In the last hundred years the process of making Talavera has been refined somewhat, firing at hotter temperatures, and using glazes and using special paints that make the black lines impenetrable by other colored paints. 
Making the Slip
The process goes a little something like this:

Making the Slip





















First the clay is mined from clay beds in surrounding towns. The clay in the Hildago area is plentiful and just the right blend of clay and and sand. As I am learning in my pottery class, it is this perfect blend that makes the clay here so durable that it is often used in statues. The clay is then refined and mixed with water to make ceramic slip, which is then poured into molds and dried a little into green-ware. 

Smoothing Lines and Creases
Just this process takes days to complete. The slip is then poured into one of thousands of molds hand crafted by local artisans. The molded clay objects must then be inspected for imperfections, with lines and creases smoothed. 

On our tour, we learned that the women and men at the Castillo factory have a variety of skills, used at each step and each paid at different rates depending on the skills performed. The top pay is $120 a week.

The ceramics don't go to the kiln, the kiln goes to the ceramics - it rolls over the stacked ceramics, like a huge carport rolling over a car. It is made of fire resistant material, with a small hole so you can peek inside to see how it's doing. When the kiln is started, fire shoots up on the inside and last for up to 10 hours. 

Inspecting each Piece



Base Paint Applied







  
 
Ceramics Drying Before Going into the Kiln












Painting the Design

It takes another day to cool before it can be sent over for painting. I tell ya, I have a new appreciation for how much time and talent it takes to make even the simplest of geckos and the larger pieces are phenomenal!
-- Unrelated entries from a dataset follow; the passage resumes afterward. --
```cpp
__device__ __host__ __forceinline__ uint32_t o2_hash(uint32_t seed_lo, uint32_t seed_hi, uint32_t idx_lo,
                                                      uint32_t idx_hi) {
  const uint32_t t = idx_hi ^ seed_hi;
  uint32_t h = idx_lo ^ seed_lo ^ ((t << 16) | (t >> 16)) ^ (t + (t << 3));
  h ^= h >> 16;
  h *= 0x7FEB352Du;
  h ^= h >> 15;
  h *= 0x846CA68Bu;
  h ^= h >> 16;
  return h;
}
__device__ __forceinline__ uint32_t o2_hash64(uint64_t seed, uint64_t idx) {
  return o2_hash((uint32_t)seed, (uint32_t)(seed >> 32), (uint32_t)idx, (uint32_t)(idx >> 32));
}
__device__ __forceinline__ void o2_drop8(float* f, uint64_t salted_seed, int64_t idx, unsigned thr, float dscale) {
  const uint32_t h0 = o2_hash64(salted_seed, (uint64_t)idx >> 2), h1 = o2_hash64(salted_seed, ((uint64_t)idx >> 2) + 1);
#pragma unroll
  for (int j = 0; j < 4; ++j) {
    f[j] = (((h0 >> (8 * j)) & 0xffu) >= thr) ? f[j] * dscale : 0.f;
    f[4 + j] = (((h1 >> (8 * j)) & 0xffu) >= thr) ? f[4 + j] * dscale : 0.f;
  }
}

#define O2_ATTN_KEY_SALT 0x85EBCA6B9E3779B9ull
__device__ __forceinline__ uint32_t o2_attn_rowhash(uint64_t seed, uint64_t row) { return o2_hash64(seed, row); }
__device__ __forceinline__ uint32_t o2_attn_keyhash(uint64_t seed, uint32_t kg) {
  return o2_hash64(seed ^ O2_ATTN_KEY_SALT, (uint64_t)kg);
}
__device__ __forceinline__ uint32_t o2_attn_mix(uint32_t r, uint32_t k) {
  uint32_t x = (r ^ k) * 0x9E3779B1u;
  return x ^ (x >> 16);
}

__device__ __forceinline__ float gelu_f(float x) { return 0.5f * x * (1.0f + erff(x * 0.70710678118654752f)); }
__device__ __forceinline__ float dgelu_f(float x) {
  const float cdf = 0.5f * (1.0f + erff(x * 0.70710678118654752f));
  const float pdf = 0.3989422804014327f * __expf(-0.5f * x * x);
  return cdf + x * pdf;
}

__device__ __forceinline__ float o2_half_erfc_abs(float x, float& e) {
  const float u = fabsf(x) * 0.70710678118654752f;
  const float t = __builtin_amdgcn_rcpf(fmaf(0.3275911f, u, 1.0f));
  float p = fmaf(1.061405429f, t, -1.453152027f);
  p = fmaf(p, t, 1.421413741f);
  p = fmaf(p, t, -0.284496736f);
  p = fmaf(p, t, 0.254829592f);
  e = __builtin_amdgcn_exp2f(x * x * -0.72134752044448170f);
  return 0.5f * p * t * e;
}
__device__ __forceinline__ float gelu_fast(float x) {
  float e;
  const float y = o2_half_erfc_abs(x, e);
  return x * (x > 0.f ? 1.0f - y : y);
}
__device__ __forceinline__ void gelu_both(float x, float& g, float& dg) {
  float e;
  const float y = o2_half_erfc_abs(x, e);
  const float cdf = x > 0.f ? 1.0f - y : y;
  g = x * cdf;
  dg = cdf + x * 0.3989422804014327f * e;
}
__device__ __forceinline__ float dgelu_fast(float x) {
  float e;
  const float y = o2_half_erfc_abs(x, e);
  return (x > 0.f ? 1.0f - y : y) + x * 0.3989422804014327f * e;
}

__device__ __forceinline__ unsigned pack_q14(float lo, float hi) {
  constexpr float MAGIC = 12582912.0f;
  const float a = __builtin_amdgcn_fmed3f(fmaf(lo, 16384.f, MAGIC), MAGIC - 32768.f, MAGIC + 32767.f);
  const float b = __builtin_amdgcn_fmed3f(fmaf(hi, 16384.f, MAGIC), MAGIC - 32768.f, MAGIC + 32767.f);
  return __builtin_amdgcn_perm(__float_as_uint(b), __float_as_uint(a), 0x05040100u);
}
__device__ __forceinline__ void unpack_q14(unsigned w, float& lo, float& hi) {
  lo = (float)(int)(short)(w & 0xffffu) * (1.0f / 16384.f);
  hi = (float)((int)w >> 16) * (1.0f / 16384.f);
}

__device__ __forceinline__ float wave_sum(float v) {
#pragma unroll
  for (int o = 32; o > 0; o >>= 1) v += __shfl_xor(v, o);
  return v;
}
__device__ __forceinline__ float wave_max(float v) {
#pragma unroll
  for (int o = 32; o > 0; o >>= 1) v = fmaxf(v, __shfl_xor(v, o));
  return v;
}
__device__ __forceinline__ float wave_min(float v) {
#pragma unroll
  for (int o = 32; o > 0; o >>= 1) v = fminf(v, __shfl_xor(v, o));
  return v;
}
__device__ __forceinline__ int wave_sum_i(int v) {
#pragma unroll
  for (int o = 32; o > 0; o >>= 1) v += __shfl_xor(v, o);
  return v;
}
__device__ __forceinline__ int64_t wave_sum_i64(int64_t v) {
#pragma unroll
  for (int o = 32; o > 0; o >>= 1) v += (int64_t)__shfl_xor((long long)v, o);
  return v;
}

template <int TPE>
static __global__ __launch_bounds__(256) void o2_sum_parts_kernel(const float* __restrict__ parts, int nparts, int64_t stride,
                                                                  float* __restrict__ out, int64_t nelem, float scale,
                                                                  int accumulate) {
  const int64_t e = ((int64_t)blockIdx.x * 256 + threadIdx.x) / TPE;
  const int j = threadIdx.x % TPE;
  float s = 0.f;
  if (e < nelem)
    for (int k = j; k < nparts; k += TPE) s += parts[(size_t)k * stride + e];
  if (TPE > 1) {
#pragma unroll
    for (int o = TPE / 2; o > 0; o >>= 1) s += __shfl_xor(s, o);
  }
  if (e < nelem && j == 0) out[e] = accumulate ? out[e] + s * scale : s * scale;
}
static inline void o2_sum_parts(const float* parts, int nparts, int64_t stride, float* out, int64_t nelem, float scale,
                                int accumulate, hipStream_t s) {
  if (nparts > 64) {
    hipLaunchKernelGGL(o2_sum_parts_kernel<32>, dim3((unsigned)((nelem * 32 + 255) / 256)), dim3(256), 0, s, parts, nparts,
                       stride, out, nelem, scale, accumulate);
  } else {
    hipLaunchKernelGGL(o2_sum_parts_kernel<1>, dim3((unsigned)((nelem + 255) / 256)), dim3(256), 0, s, parts, nparts, stride,
                       out, nelem, scale, accumulate);
  }
}

template <int V> using o2_int = std::integral_constant<int, V>;
template <class F> static inline void o2_with_flags(F&& f) { f(); }
template <class F, class... Rest> static inline void o2_with_flags(F&& f, bool flag, Rest... rest) {
  if (flag) o2_with_flags([&](auto... c) { f(std::true_type{}, c...); }, rest...);
  else o2_with_flags([&](auto... c) { f(std::false_type{}, c...); }, rest...);
}

static inline int grid_for(int64_t work_items, int per_block, int max_blocks = 4096) {
  int64_t g = (work_items + per_block - 1) / per_block;
  if (g < 1) g = 1;
  if (g > max_blocks) g = max_blocks;
  return (int)g;
}

#define O2_CHECK_LAUNCH()                                   \
  do {                                                      \
    hipError_t e__ = hipGetLastError();                     \
    if (e__ != hipSuccess) return O2_ERR_LAUNCH;            \
  } while (0)
```

orbit-2_amd/csrc/image.hip:

```cpp
#include "score_sums.h"
#include "../../include/orbit2_hip.h"

namespace {

inline int img_grid(int64_t n) { return grid_for(n, 256, 8192); }

template <bool BWD, bool T_FP32 = false>
__global__ __launch_bounds__(256) void unpatchify_kernel(bf16_t* __restrict__ t, float* __restrict__ img, int B, int C,
                                                         int Hh, int Wh, int p) {
  const int64_t per = (int64_t)C * Hh * Wh;
  const int64_t n = (int64_t)B * per;
  const int wf = Wh / p;
  for (int64_t e = (int64_t)blockIdx.x * 256 + threadIdx.x; e < n; e += (int64_t)gridDim.x * 256) {
    const int b = (int)(e / per);
    int64_t r = e - (int64_t)b * per;
    if (!BWD) {
      const int c = (int)(r / ((int64_t)Hh * Wh));
      r -= (int64_t)c * Hh * Wh;
      const int y = (int)(r / Wh), x = (int)(r - (int64_t)y * Wh);
      const int hh = y / p, pp = y - hh * p, ww = x / p, qq = x - ww * p;
      const int64_t ti = ((((int64_t)hh * wf + ww) * p + pp) * p + qq) * C + c;
      img[e] = T_FP32 ? reinterpret_cast<const float*>(t)[(int64_t)b * per + ti] : bf2f(t[(int64_t)b * per + ti]);
    } else {
      const int c = (int)(r % C);
      int64_t q = r / C;
      const int qq = (int)(q % p); q /= p;
      const int pp = (int)(q % p); q /= p;
      const int ww = (int)(q % wf);
      const int hh = (int)(q / wf);
      t[e] = f2bf(img[(int64_t)b * per + ((int64_t)c * Hh + (hh * p + pp)) * Wh + (ww * p + qq)]);
    }
  }
}

constexpr int CONV_MAXCIN = 8;
constexpr int COB = 16;
__global__ __launch_bounds__(256) void conv3x3_fwd_kernel(const float* __restrict__ in, const int* __restrict__ cidx,
                                                          int in_ctotal, const float* __restrict__ wgt,
                                                          const float* __restrict__ bias, float* __restrict__ out,
                                                          float* __restrict__ pre, const float* __restrict__ addend,
                                                          int Ha, int Wa, int B, int Cin, int Cout, int H, int W,
                                                          int mode, int r) {
  __shared__ float sw[COB * CONV_MAXCIN * 9 + COB];
  const int co0 = blockIdx.y * COB;
  const int nco = (Cout - co0) < COB ? (Cout - co0) : COB;
  for (int e = threadIdx.x; e < nco * Cin * 9; e += 256) sw[e] = wgt[(size_t)co0 * Cin * 9 + e];
  for (int e = threadIdx.x; e < nco; e += 256) sw[COB * CONV_MAXCIN * 9 + e] = bias[co0 + e];
  __syncthreads();
  const int64_t npix = (int64_t)B * H * W;
  for (int64_t px = (int64_t)blockIdx.x * 256 + threadIdx.x; px < npix; px += (int64_t)gridDim.x * 256) {
    const int b = (int)(px / ((int64_t)H * W));
    const int rem = (int)(px - (int64_t)b * H * W);
    const int y = rem / W, x = rem - y * W;
    float nb[CONV_MAXCIN][9];
#pragma unroll
    for (int ci = 0; ci < CONV_MAXCIN; ++ci) {
      if (ci < Cin) {
        const int cs = cidx ? cidx[ci] : ci;
        const float* pl = in + ((size_t)b * in_ctotal + cs) * H * W;
#pragma unroll
        for (int k = 0; k < 9; ++k) {
          const int yy = y + k / 3 - 1, xx = x + k % 3 - 1;
          nb[ci][k] = (yy >= 0 && yy < H && xx >= 0 && xx < W) ? pl[(size_t)yy * W + xx] : 0.f;
        }
      }
    }
    for (int co = 0; co < nco; ++co) {
      float acc = sw[COB * CONV_MAXCIN * 9 + co];
#pragma unroll
      for (int ci = 0; ci < CONV_MAXCIN; ++ci) {
        if (ci < Cin) {
#pragma unroll
          for (int k = 0; k < 9; ++k) acc = fmaf(sw[(co * Cin + ci) * 9 + k], nb[ci][k], acc);
        }
      }
      const int cg = co0 + co;
      if (mode == 0) {
        if (addend) acc += addend[(((size_t)b * Cout + cg) * Ha + y) * Wa + x];
        out[(((size_t)b * Cout + cg) * H + y) * W + x] = acc;
      } else {
        pre[(((size_t)b * Cout + cg) * H + y) * W + x] = acc;
        const int rr = r * r;
        const int oc = cg / rr, sub = cg - oc * rr;
        out[(((size_t)b * (Cout / rr) + oc) * (H * r) + (y * r + sub / r)) * (size_t)(W * r) + (x * r + sub % r)] =
            gelu_f(acc);
      }
    }
  }
}

__device__ __forceinline__ float conv_dpre(const float* __restrict__ dout, const float* __restrict__ pre, int b,
                                           int co, int y, int x, int Cout, int H, int W, int mode, int r) {
  if (mode == 0) return dout[(((size_t)b * Cout + co) * H + y) * W + x];
  const int rr = r * r;
  const int oc = co / rr, sub = co - oc * rr;
  const float d =
      dout[(((size_t)b * (Cout / rr) + oc) * (H * r) + (y * r + sub / r)) * (size_t)(W * r) + (x * r + sub % r)];
  return d * dgelu_f(pre[(((size_t)b * Cout + co) * H + y) * W + x]);
}
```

Once the ceramics have been fired, oh and this is just the first time by-the-way, they are coated with a primer. According to our guide, this young man should be wearing a mask because the material is toxic!  
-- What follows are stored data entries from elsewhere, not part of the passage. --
__global__ __launch_bounds__(256) void bpr_pack_kernel(int n_prob, int B_max, const int32_t* __restrict__ n_valid_dev,
                                                       const float* __restrict__ saved_all, int saved_stride, float* __restrict__ block) {
    const int B = bpr_batch(n_valid_dev, B_max);
    const int total = n_prob * B_max + 4 * n_prob + 1;
    for (int i = blockIdx.x * 256 + threadIdx.x; i < total; i += gridDim.x * 256) {
        float v;
        if (i < n_prob * B_max) {
            const int p = i / B_max, b = i - p * B_max;
            v = b < B ? saved_all[(int64_t)p * saved_stride + B_max + 4 + b] : __builtin_inff();
        } else if (i < n_prob * B_max + 4 * n_prob) {
            const int j = i - n_prob * B_max;
            v = saved_all[(int64_t)(j >> 2) * saved_stride + B_max + (j & 3)];
        } else {
            v = (float)B;
        }
        block[i] = v;
    }
}

constexpr uint32_t PLAN_NO_ID = 0xffffffffu;
__global__ __launch_bounds__(256) void bpr_plan_kernel(const int64_t* __restrict__ users, const int64_t* __restrict__ pos,
                                                       const int64_t* __restrict__ neg, int B_max,
                                                       const int32_t* __restrict__ n_valid_dev, uint64_t* __restrict__ plan) {
    extern __shared__ __attribute__((aligned(16))) char smem[];
    uint64_t* k = reinterpret_cast<uint64_t*>(smem);
    const int B = bpr_batch(n_valid_dev, B_max);
    const int nbu = (B_max + 15) / 16;
    const bool items = (int)blockIdx.x >= nbu;
    const int n = items ? 2 * B_max : B_max;
    for (int i = threadIdx.x; i < n; i += 256) {
        const int b = (items && i >= B_max) ? i - B_max : i;
        uint64_t id = PLAN_NO_ID;
        if (b < B) id = (uint64_t)(items ? (i >= B_max ? neg[b] : pos[b]) : users[b]);
        k[i] = (id << 32) | (uint64_t)(uint32_t)i;
    }
    __syncthreads();
    const int gl = threadIdx.x & 15;
    const int i = ((int)blockIdx.x - (items ? nbu : 0)) * 16 + (threadIdx.x >> 4);
    if (i >= n) return;
    const uint64_t me = k[i];
    const uint32_t id = (uint32_t)(me >> 32);
    int below = 0, lower_id = 0, same_id = 0;
    for (int j = gl; j < n; j += 16) {
        const uint64_t kj = k[j];
        const uint32_t idj = (uint32_t)(kj >> 32);
        below += kj < me; lower_id += idj < id; same_id += idj == id;
    }
    below = (int)group_sum<16>((float)below); lower_id = (int)group_sum<16>((float)lower_id); same_id = (int)group_sum<16>((float)same_id);
    if (gl == 0) {
        const int base = items ? B_max : 0;
        plan[base + below] = me;
        int32_t* runlen = reinterpret_cast<int32_t*>(plan + 3 * (int64_t)B_max);
        runlen[base + below] = (below == lower_id && id != PLAN_NO_ID) ? same_id : 0;
    }
}
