template <int NVP, class TOPO, int FEAT, int MAXR, int NW>
WV_DEVICE int env_step(const PhysIO &io, EnvShared<NVP, LPack<TOPO, NVP>::count, MAXR> &S, int env, int sub_start, int nsub) {
    typedef LPack<TOPO, NVP> LP;
    static_assert(NW == 1 || NW == 2, "one or two wavefronts per env");
    static_assert(NW == 1 || TOPO::is_static, "the two-wave form exists for the compile-time topologies");
    const int wid = NW == 2 ? wv::wave_id() : 0;
    if constexpr (NW == 2) { if (wid == 0) wv::set_priority<CK_PRIO_W0>(); }
    constexpr int prio_kin = (FEAT & FEAT_HFIELD) != 0 ? CK_PRIO_W0 : CK_PRIO_W0_KIN;

    static_assert(LP::covers() && LP::distinct(), "packed factor rows must hold every ancestor pair, each in its own slot");
    typedef EnvShared<NVP, LPack<TOPO, NVP>::count, MAXR> SH_T;
    constexpr int MAXC = SH_T::MAXC;
    constexpr bool WIDE = SH_T::WIDE;
    static_assert(!WIDE || (NW == 2 && MAXR == WIDE_ROWS), "the 127-row instantiation spreads its solve over the two wavefronts of an env");
    const ModelPtr m_launch = (ModelPtr)(io.models + (size_t)env * io.model_stride);
    ModelPtr m = m_launch;
    const ParamPtr P = io.envparams ? (ParamPtr)(io.envparams + (size_t)env) : (ParamPtr)&m_launch->params;
    const ParamPtr PG = m_launch->env_geom ? P : (ParamPtr)&m_launch->params, PS = m_launch->env_springs ? P : (ParamPtr)&m_launch->params;
    int lane = wv::lane();
    const int nq = m->nq, nv = m->nv, nu = m->nu, nbody = m->nbody, njnt = m->njnt;
    const int capr = m->maxefc < MAXR ? m->maxefc : MAXR, capc = m->maxcon < MAXC ? m->maxcon : MAXC;
    const bool can_hand_over = MAXR < WIDE_ROWS && io.has_next != 0 && io.progress != nullptr && (MAXR < m->maxefc || MAXC < m->maxcon);
    const double h = m->timestep;
    int warn = 0;

    if (NW == 1 || wid == 0) {
    if (lane == 0) { S.cmd[0] = 0; S.cmd[1] = 0; S.cmd[2] = 0; S.cmd[3] = 0; S.cmd[4] = 0; }
    if constexpr (WIDE) { if (lane == 0) { S.x.turn[0] = 0; S.x.turn[1] = 0; S.x.turn[2] = 0; S.x.turn[3] = 0; } }
    if (lane < nq) S.qpos[lane] = io.qpos[(size_t)env * io.sq + lane];
    if (lane < nv) {
        S.qvel[lane] = io.qvel[(size_t)env * io.sqv + lane];
        S.qacc_ws[lane] = io.qacc_warmstart[(size_t)env * io.sv + lane];
    }
    if (lane < nu) S.ctrl[lane] = io.ctrl[(size_t)env * io.su + lane];
    if (lane < NB && !wv::test_skip_com_init()) { S.com[lane][0] = 0.0; S.com[lane][1] = 0.0; S.com[lane][2] = 0.0; }
    if (io.drive_mode) {
        if (lane < m->nsensordata) S.sens[lane] = io.sensordata[(size_t)env * io.ssd + lane];
        if (lane < nu) S.actvel[lane] = io.actuator_velocity[(size_t)env * io.su + lane];
        drive_state_load(io, S, env, lane);
        drive_consts_load(io, S, m, env, lane);
    }
    }
    double time = io.time[env];

    int b = lane;
    bool isbody = b < nbody;
    const int depth = isbody ? m->body_depth[b] : -1;
    const int bparent = isbody ? m->body_parentid[b] : 0;
    const int broot = isbody ? m->body_rootid[b] : -1;
    const int bjn = isbody ? m->body_jntnum[b] : 0;
    const int bj0 = (isbody && bjn > 0) ? m->body_jntadr[b] : 0;
    const int bend = isbody ? m->body_subtreeend[b] : 0;
    const unsigned long long bdofmask = isbody ? m->body_dofmask[b] : 0ull;
    const int bjt = (isbody && bjn > 0) ? m->jnt_type[bj0] : -1;
    const int bjq = (isbody && bjn > 0) ? m->jnt_qposadr[bj0] : 0;
    int k_ = lane;
    bool isdof = k_ < nv;
    const int kjnt = isdof ? m->dof_jntid[k_] : 0;
    const int kbody = isdof ? m->dof_bodyid[k_] : 0;
    const int kjt = isdof ? m->jnt_type[kjnt] : -1;
    const int kda = isdof ? m->jnt_dofadr[kjnt] : 0;
    const int kqa = isdof ? m->jnt_qposadr[kjnt] : 0;
    const int kroot = isdof ? m->body_rootid[kbody] : 0;
    const int kbend = isdof ? m->body_subtreeend[kbody] : 0;
    const unsigned long long kdesc = isdof ? m->dof_descmask[k_] : 0ull;
    const unsigned long long kvelmask = isdof ? m->dof_velmask[k_] : 0ull;
    int kact = -1;
    for (int u = 0; u < nu; ++u) if (isdof && m->act_dofid[u] == k_) kact = u;
    const LaneIds ids = {nbody, nv, broot, bend, kjnt, kbody, kjt, kda, kroot, kbend, kdesc};
    wv::sync();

The ceramics then get passed on to the next artist, who adds the painted designs. He is paid the highest, because the designs are very specialized. The black paint he is using is like a permanent marker - he'd be one unpopular guy if he made a mistake at this stage! There are hundreds of designs that can be applied, each having a template. And, like any artist, he divides his object into sections so that there is patterning, dimension, and symmetry. I really could have watched this guy all day.
  

Painting the Biskware
A Long Line of Artists












The painters bring each piece to life, filling in rich colors and raised dots.. The original Talavera was a cream and blue color (perhaps you've seen it) but over the years the more colorful primary and secondary colored ceramics became more and more in demand. While in other areas of the factory you could hear people laughing and talking it was dead silent in this room, as people concentrated on their work.

In the end, our little group of six people slipped through the factory pretty well. There is only one tour a week, so I was proud to be a part of it. We exited through the store - the last stop. Of course, I poured over every bit of it, and took way too much time away from those who had worked up an appetite and were ready for lunch.

There was way too much to bring home, but we managed to find something for our new kitchen back home and for David's cubicle at the office.  I must say, it was an amazing day and well worth the money. 

For those of you thinking of taking this tour, the trip also included a visit to the church where Fr. Hildago made his historic "Greeto" to the people of Mexico, telling them to rise up and revolt against Spain. We visited the Hildago museum that honors that period of history and had our own personal historian. We visited the town of Atotonico, where people used to make their own private pilgrimage to the healing hot springs. 

She did look up and Quietly say, "Hola"
We topped it off by eating at a new and trendy restaurant called Nirvana - say no more! An expensive meal, but it was fun to try jamaica tacos, beet salad with pralines, vegan sushi and fruit salad with papaya, nuts and basil sherbet - More about the wonderful food and our picks for restaurants soon.